Your objective:
For every line in the material below that holds "check", report the line.
···
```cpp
__global__ __launch_bounds__(256) void repack_many_kernel(const seam_repack_job_t* __restrict__ jobs, int n_jobs) {
    int lo = 0, hi = n_jobs;
    while (hi - lo > 1) {
        const int mid = lo + ((hi - lo) >> 1);
        if (jobs[mid].first_block <= (int)blockIdx.x) lo = mid; else hi = mid;
    }
    const seam_repack_job_t j = jobs[lo];
    const size_t i0 = (size_t)((int)blockIdx.x - j.first_block) * 256 + threadIdx.x;
    const size_t step = (size_t)j.n_blocks * 256;
    const size_t total = (size_t)j.items;
    const float* src = j.src;
    switch (j.form) {
    case SEAM_REPACK_IGEMM: {
        const int nk = j.kred / 32, bn = j.rows % 128 == 0 ? 128 : 64;
        float* out = (float*)j.dst;
// ... 4 lines not shown
        const int nk = j.kred / 32, bn = j.rows % 128 == 0 ? 128 : 64;
        unsigned short* out = (unsigned short*)j.dst;
        for (size_t i = i0; i < total; i += step)
            seam_pack::split3_item(seam_pack::igemm_value<32>(src, i, j.K, j.Cin, j.R, j.S, j.Cstore, nk, bn, j.mode), out, i, bn);
        break;
    }
    case SEAM_REPACK_WINO:
        for (size_t i = i0; i < total; i += step) seam_pack::wino_item(src, (float*)j.dst, i, j.K, j.Cin, j.Cstore / 8, j.mode);
        break;
    case SEAM_REPACK_WINO24:
        for (size_t i = i0; i < total; i += step) seam_pack::wino24_item(src, (float*)j.dst, i, j.K, j.Cin, j.Cstore / 8, j.mode);
        break;
    case SEAM_REPACK_PC:
        for (size_t i = i0; i < total; i += step) seam_pack::pwpc_item(src, (float*)j.dst, i, j.Cstore);
        break;
    case SEAM_REPACK_SW:
        for (size_t i = i0; i < total; i += step) seam_pack::sw_item(src, j.scale, (float*)j.dst, i, j.Cstore);
        break;
    case SEAM_REPACK_NARROW:
        for (size_t i = i0; i < total; i += step) seam_pack::narrow_item(src, (float*)j.dst, (int)i, j.K, j.Cstore);
        break;
    default:
        break;
    }
}

long long job_items(seam_repack_job_t& j) {
    if (!j.src || !j.dst || j.K < 1 || j.Cin < 1 || j.Cstore < j.Cin) return 0;
    const bool one = j.R == 1 && j.S == 1, plain = j.Cstore == j.Cin && j.mode == 0 && one;
    switch (j.form) {
// ... 2 lines not shown
        if (j.R < 1 || j.S < 1 || (j.Cstore % 4) || (j.Cstore >= 32 && j.Cstore % 32) || j.mode < 0 || j.mode > 2) return 0;
        if (j.mode == 1 && (!one || j.K % 4)) return 0;
        if ((long long)j.R * j.S * j.Cstore > (1 << 24)) return 0;
        j.kred = seam_conv_kred(j.Cstore, j.R, j.S);
        j.rows = seam_conv_rows_padded(j.K);
        return (long long)j.rows * j.kred;
    }
    case SEAM_REPACK_WINO:
    case SEAM_REPACK_WINO24:
        if (j.R != 3 || j.S != 3 || (j.mode != 0 && j.mode != 2) || !seam_wino_supported(j.Cstore, j.K, 3, 3, 1)) return 0;
        if ((j.K % 32) || (j.Cstore % 8)) return 0;
        return (long long)(j.K / 32) * (j.Cstore / 8) * 64;
    case SEAM_REPACK_PC:
        if (!plain || (j.K % 128) || (j.Cstore % 128) || (((uintptr_t)j.src | (uintptr_t)j.dst) & 15)) return 0;
        return (long long)j.K * j.Cstore / 4;
    case SEAM_REPACK_SW:
        if (!plain) return 0;
        return (long long)j.K * j.Cstore;
    case SEAM_REPACK_NARROW:
        if (!plain || !seam_linear_narrow_supported(j.Cstore, j.K)) return 0;
        return (long long)(j.Cstore >> 4) * 256;
    default:
        return 0;
    }
}

}

extern "C" {

// ... 28 lines not shown
```

seam-match-rcnn_amd/ops.py:

```python
from __future__ import annotations

import ctypes as C
from dataclasses import dataclass
from typing import Optional, Sequence

import torch

from . import _native

F32 = torch.float32
F16 = torch.float16


def _stream() -> int:
    return torch.cuda.current_stream().cuda_stream


def _req(t: torch.Tensor, dtype=F32, name: str = "tensor") -> torch.Tensor:
    if not isinstance(t, torch.Tensor) or not t.is_cuda:
        raise _native.SeamNativeError(f"{name}: expected a tensor on the HIP device (no CPU path exists)")
    if dtype is not None and t.dtype != dtype:
        raise TypeError(f"{name}: expected {dtype}, got {t.dtype}")
    return t if t.is_contiguous() else t.contiguous()

# ... 19 lines not shown
    R: int
    S: int
    stride: int = 1
    pad: int = 0
    Cin: int = 0
    dtype: object = F32
    u: Optional[torch.Tensor] = None
    u24: Optional[torch.Tensor] = None
    wn: Optional[torch.Tensor] = None
    ws: Optional[torch.Tensor] = None
    shift_sw: Optional[torch.Tensor] = None
    wq: Optional[torch.Tensor] = None
    wh: Optional[torch.Tensor] = None
    wsh: Optional[torch.Tensor] = None
    wph: Optional[torch.Tensor] = None


BX3 = "bf16x3"
SX6 = "bf16x6"
SX9 = "bf16x9"
_SX_TERMS = {SX6: 6, SX9: 9}


import os as _os
WINOGRAD = _os.environ.get("SEAM_WINOGRAD", "1") != "0"
F16PC = _os.environ.get("SEAM_F16PC", "1") != "0"
F16PC64 = _os.environ.get("SEAM_F16PC64", "1") != "0"
PWPC = _os.environ.get("SEAM_PWPC", "1") != "0"
SWH = _os.environ.get("SEAM_PWH", "1") != "0"
PWHPC = _os.environ.get("SEAM_PWHPC", "1") != "0"
PWHPC_MIN_C = int(_os.environ.get("SEAM_PWHPC_MIN_C", "1024"))
F16PC_RULE = True


def _pack_wino(lib, weight: torch.Tensor, K: int, cin: int, cs: int, mode: int) -> Optional[torch.Tensor]:
    if not lib.seam_wino_supported(cs, K, 3, 3, 1):
        return None
    u = torch.empty((int(lib.seam_wino_weight_floats(K, cs)),), dtype=F32, device=weight.device)
    _native.check(lib.seam_pack_conv_weight_wino_f32(_ptr(weight), _ptr(u), K, cin, cs, mode, _stream()),
                  "seam_pack_conv_weight_wino_f32")
    return u


def _pack_wino24(lib, weight: torch.Tensor, K: int, cin: int, cs: int, mode: int) -> Optional[torch.Tensor]:
    if not lib.seam_wino_supported(cs, K, 3, 3, 1):
        return None
# ... 70 lines not shown
    if transposed2x2:
        cin, cout = weight.shape[0], weight.shape[1]
        K, R, S, mode = 4 * cout, 1, 1, 1
    else:
        is_linear = weight.dim() == 2
        if weight.dim() == 2:
            weight = weight[:, :, None, None]
        if weight.dim() == 3:
            weight = weight[:, :, :, None]
        weight = weight.contiguous()
        K, cin, R, S = weight.shape
        mode = 0
    epv = 8 if dtype == F16 else 4
    cs = cstore if cstore is not None else ((cin + epv - 1) // epv) * epv
    rows = lib.seam_conv_rows_padded(K)
    u = u24 = wh = None
    if dtype == F32:
        kred = lib.seam_conv_kred(cs, R, S)
        wp = torch.empty((rows, kred), dtype=F32, device=weight.device)
        _native.check(lib.seam_pack_conv_weight_f32(_ptr(weight), _ptr(wp), K, cin, R, S, cs, mode, _stream()),
                      "seam_pack_conv_weight_f32")
        if wino and mode == 0 and R == 3 and S == 3 and stride == 1:
            u = _pack_wino(lib, weight, K, cin, cs, 0)
            u24 = _pack_wino24(lib, weight, K, cin, cs, 0) if u is not None else None
    elif dtype == BX3:
        kred = lib.seam_conv_kred(cs, R, S)
        wp = torch.empty((rows, kred), dtype=F32, device=weight.device)
        tmp = torch.empty((rows, kred), dtype=F32, device=weight.device)
        _native.check(lib.seam_pack_conv_weight_bx3(_ptr(weight), _ptr(wp), _ptr(tmp), K, cin, R, S, cs, mode, _stream()),
                      "seam_pack_conv_weight_bx3")
    elif dtype in _SX_TERMS:
        kred = lib.seam_conv_kred(cs, R, S)
        wp = torch.empty((rows, kred * 3), dtype=torch.bfloat16, device=weight.device)
        tmp = torch.empty((rows, kred), dtype=F32, device=weight.device)
        _native.check(lib.seam_pack_conv_weight_sx(_ptr(weight), _ptr(wp), _ptr(tmp), K, cin, R, S, cs, mode, _stream()),
                      "seam_pack_conv_weight_sx")
    else:
        kred = lib.seam_conv_kred_f16(cs, R, S)
        wp = torch.empty((rows, kred), dtype=F16, device=weight.device)
        _native.check(lib.seam_pack_conv_weight_f16(_ptr(weight), _ptr(wp), K, cin, R, S, cs, mode, _stream()),
                      "seam_pack_conv_weight_f16")
        if F16PC and mode == 0 and R == 3 and S == 3 and stride == 1 and pad in (0, 1) and ((cs % 128 == 0 and K % 128 == 0) or (cs == 64 and K == 64 and F16PC64)):
            wh = torch.empty((int(lib.seam_f16pc_weight_halves(K, cs)),), dtype=F16, device=weight.device)
            _native.check(lib.seam_pack_conv_weight_f16pc(_ptr(weight), _ptr(wh), K, cin, cs, _stream()), "seam_pack_conv_weight_f16pc")
    scale = shift = None
    if bias is not None:
        bias = bias.detach().to(F32)
        if transposed2x2:
            bias = bias.repeat(4)
    if bn is not None:
        bw, bb, rm, rv = (t.detach().to(F32) for t in bn)
# ... 20 lines not shown
            and lib.seam_conv1x1_pc_supported(1 << 20, cs, K)):
        wq = torch.empty((int(lib.seam_conv1x1_pc_weight_floats(K, cs)),), dtype=F32, device=weight.device)
        _native.check(lib.seam_pack_conv1x1_pc_f32(_ptr(weight.reshape(K, cin).to(F32).contiguous()), _ptr(wq), K, cs, _stream()),
                      "seam_pack_conv1x1_pc_f32")
    wsh = None
    if (SWH and dtype == F16 and mode in (0, 1) and not is_linear and R == 1 and S == 1 and stride == 1 and pad == 0 and cs == cin
            and lib.seam_conv1x1_swh_config(1 << 20, cs, 0, K)):
        wm = weight.permute(2, 3, 1, 0).reshape(K, cin) if transposed2x2 else weight.reshape(K, cin)
        wsh = wm.to(F16).contiguous()
    wph = None
    if (PWHPC and dtype == F16 and mode == 0 and not is_linear and R == 1 and S == 1 and stride == 1 and pad == 0 and cs == cin
            and lib.seam_conv1x1_f16pc_supported(1 << 20, cs, K)):
        wph = torch.empty((int(lib.seam_conv1x1_f16pc_weight_halves(K, cs)),), dtype=F16, device=weight.device)
        _native.check(lib.seam_pack_conv1x1_weight_f16pc(_ptr(weight.reshape(K, cin).to(F32).contiguous()), _ptr(wph), K, cs, _stream()),
                      "seam_pack_conv1x1_weight_f16pc")
    pc = PackedConv(wp, scale, shift, K, cs, R, S, stride, pad, cin, dtype, u, u24, wn, ws, shift_sw, wq, wh, wsh, wph)
    if _PACK_RECORDER is not None:
        _PACK_RECORDER.records.append((weight, bias, bn, mode, pc))
    return pc
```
···
Solution to this problem:
    _native.check(lib.seam_pack_conv_weight_wino_f32(_ptr(weight), _ptr(u), K, cin, cs, mode, _stream()),
        _native.check(lib.seam_pack_conv_weight_f32(_ptr(weight), _ptr(wp), K, cin, R, S, cs, mode, _stream()),
        _native.check(lib.seam_pack_conv_weight_bx3(_ptr(weight), _ptr(wp), _ptr(tmp), K, cin, R, S, cs, mode, _stream()),
        _native.check(lib.seam_pack_conv_weight_sx(_ptr(weight), _ptr(wp), _ptr(tmp), K, cin, R, S, cs, mode, _stream()),
        _native.check(lib.seam_pack_conv_weight_f16(_ptr(weight), _ptr(wp), K, cin, R, S, cs, mode, _stream()),
            _native.check(lib.seam_pack_conv_weight_f16pc(_ptr(weight), _ptr(wh), K, cin, cs, _stream()), "seam_pack_conv_weight_f16pc")
        _native.check(lib.seam_pack_conv1x1_pc_f32(_ptr(weight.reshape(K, cin).to(F32).contiguous()), _ptr(wq), K, cs, _stream()),
        _native.check(lib.seam_pack_conv1x1_weight_f16pc(_ptr(weight.reshape(K, cin).to(F32).contiguous()), _ptr(wph), K, cs, _stream()),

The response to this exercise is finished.